The line was moving pretty quickly, and within ten or so minutes, I was already at the door to the building. I could see that there was a desk in the lobby where they were handing out dorm keys, so I only had a few minutes to go. I looked down at the marble floor of the entryway, one of those pre-war details that buildings in New York were famous for, and tapped my flip flop on the shiny surface.

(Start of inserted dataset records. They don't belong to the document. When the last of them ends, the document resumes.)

constexpr uint32_t kXchSecond = 72;
constexpr uint32_t kXchPerWave = 136;
template <int FMT, bool MASK>
__device__ __forceinline__ void apply_cell_piped1(const AppConsts& c, const AppImage& im, uint32_t cx, uint32_t cy,
                                                  const uint32_t (&yrow)[4], const uint32_t (&uu)[2], const uint32_t (&vv)[2],
                                                  float m1, float m2, float m3, float m4, const char* lut, uint4* xch) {
  ChromaRow cr = chroma_row(uu[0], vv[0]);
  const float a255 = c.fast.A255;
  f2 d23 = (f2){m2 - m1, m3 - m1}, d4b = (f2){m4 - m1, __builtin_fmaf(m1, a255, c.fast.B)};
  asm("" : "+v"(d23), "+v"(d4b));
  PairF pf[2];
  PairOut po[2];
  const uint32_t lane = threadIdx.x & 63u;
#pragma unroll
  for (int k = 0; k < 9; ++k) {
    if (k < 8) {
      const int oy = k >> 1, pr = k & 1;
      const f2 w1 = (f2){c.fast.wD[oy][pr][0][0], c.fast.wD[oy][pr][0][1]}, w2 = (f2){c.fast.wD[oy][pr][1][0], c.fast.wD[oy][pr][1][1]};
      const f2 w3 = (f2){c.fast.wD[oy][pr][2][0], c.fast.wD[oy][pr][2][1]};
      if (k == 4) cr = chroma_row(uu[1], vv[1]);
      PairF& f = pf[k & 1];
      const f2 E = pk_fma(bc_lo(d4b), w3, pk_fma(bc_hi(d23), w2, pk_fma(bc_lo(d23), w1, bc_hi(d4b))));
      const f2 yraw = pr ? (f2){cvt_byte<2>(yrow[oy]), cvt_byte<3>(yrow[oy])} : (f2){cvt_byte<0>(yrow[oy]), cvt_byte<1>(yrow[oy])};
      if (pr) {
        f.c[0] = pk_fma_sat_bc<1>(yraw, splat(k255), cr.crv); f.c[1] = pk_fma_sat_bc<1>(yraw, splat(k255), cr.ngs);
        f.c[2] = pk_fma_sat_bc<1>(yraw, splat(k255), cr.cbu);
      } else {
        f.c[0] = pk_fma_sat_bc<0>(yraw, splat(k255), cr.crv); f.c[1] = pk_fma_sat_bc<0>(yraw, splat(k255), cr.ngs);
        f.c[2] = pk_fma_sat_bc<0>(yraw, splat(k255), cr.cbu);
      }
      f.factor = exp2_2(E);
#pragma unroll
      for (int ch = 0; ch < 3; ++ch) tab_pair<0>(f.c[ch], lut, f.e[2 * ch], f.e[2 * ch + 1]);
    }
    __builtin_amdgcn_sched_barrier(0);
    if (k >= 1) {
      const int q = k - 1, oy = q >> 1, pr = q & 1;
      PairF& f = pf[q & 1];
      f2 lin[3];
#pragma unroll
      for (int ch = 0; ch < 3; ++ch) {
        f2 t;
        asm("v_fma_f32 %0, %1, %2, %3" : "=v"(t.x) : "v"(f.e[2 * ch].y), "v"(f.c[ch].x), "v"(f.e[2 * ch].x));
        asm("v_fma_f32 %0, %1, %2, %3" : "=v"(t.y) : "v"(f.e[2 * ch + 1].y), "v"(f.c[ch].y), "v"(f.e[2 * ch + 1].x));
        lin[ch] = oetf2_scaled<FMT>(t * f.factor);
      }
      po[pr].r = lin[0]; po[pr].g = lin[1]; po[pr].b = lin[2];
      if (pr) {
        const uint32_t pix0 = (4u * cy + oy) * c.width + 4u * cx;
        if (FMT == 2 || FMT == 3) {
          uint4 o;
          o.x = pack10_scaled<MASK>(po[0].r.x, po[0].g.x, po[0].b.x); o.y = pack10_scaled<MASK>(po[0].r.y, po[0].g.y, po[0].b.y);
          o.z = pack10_scaled<MASK>(po[1].r.x, po[1].g.x, po[1].b.x); o.w = pack10_scaled<MASK>(po[1].r.y, po[1].g.y, po[1].b.y);
          st_stream(reinterpret_cast<uint4*>(static_cast<uint32_t*>(im.dst) + pix0), o);
        } else if (FMT == 1) {
          const uint2 a = pack_f16_hw(po[0].r.x, po[0].g.x, po[0].b.x), bb = pack_f16_hw(po[0].r.y, po[0].g.y, po[0].b.y);
          const uint2 cc = pack_f16_hw(po[1].r.x, po[1].g.x, po[1].b.x), d = pack_f16_hw(po[1].r.y, po[1].g.y, po[1].b.y);
          if (xch != nullptr) {
            xch[lane] = make_uint4(a.x, a.y, bb.x, bb.y);
            xch[kXchSecond + lane] = make_uint4(cc.x, cc.y, d.x, d.y);
            __builtin_amdgcn_wave_barrier();
            const uint32_t from = (lane & 1u) * kXchSecond + (lane >> 1);
            const uint4 s0 = xch[from], s1 = xch[from + 32u];
            __builtin_amdgcn_wave_barrier();
            uint4* o = reinterpret_cast<uint4*>(static_cast<uint2*>(im.dst) + (uint32_t)__builtin_amdgcn_readfirstlane((int)pix0));
            st_stream(o + lane, s0);
            st_stream(o + 64u + lane, s1);
          } else {
            uint4* o = reinterpret_cast<uint4*>(static_cast<uint2*>(im.dst) + pix0);
            o[0] = make_uint4(a.x, a.y, bb.x, bb.y);
            o[1] = make_uint4(cc.x, cc.y, d.x, d.y);
          }
        } else {
          const size_t plane = (size_t)c.width * c.height;
          uint16_t* base16 = static_cast<uint16_t*>(im.dst);
          const f2 ch[3][2] = {{po[0].r, po[1].r}, {po[0].g, po[1].g}, {po[0].b, po[1].b}};
#pragma unroll
          for (int p = 0; p < 3; ++p) {
            const uint32_t q0 = 0x3ffu & (uint32_t)ch[p][0].x, q1 = 0x3ffu & (uint32_t)ch[p][0].y;
            const uint32_t q2 = 0x3ffu & (uint32_t)ch[p][1].x, q3 = 0x3ffu & (uint32_t)ch[p][1].y;
            st_stream(reinterpret_cast<uint2*>(base16 + p * plane + pix0), make_uint2(q0 | (q1 << 16), q2 | (q3 << 16)));
          }
        }
      }
    }
    __builtin_amdgcn_sched_barrier(0);
  }
}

A guy in a blue shirt was walking back and forth along the freshman line, probably looking for anyone’s parents he could provide some fake-friendly help to, and he seemed to hesitate when he passed me. I looked down at my shoes, unwilling to make eye contact -- if he was just looking for lonely freshmen, he could find someone else. And if he recognized me from the stupid gossip magazines this summer, I certainly wasn’t going to give him an opportunity to talk about it by paying attention to him. I watched the bottom of his shirt as he paused, and then moved past me, out the door and towards the line of families around the block. I sighed with relief, and found myself finally at the front of the line.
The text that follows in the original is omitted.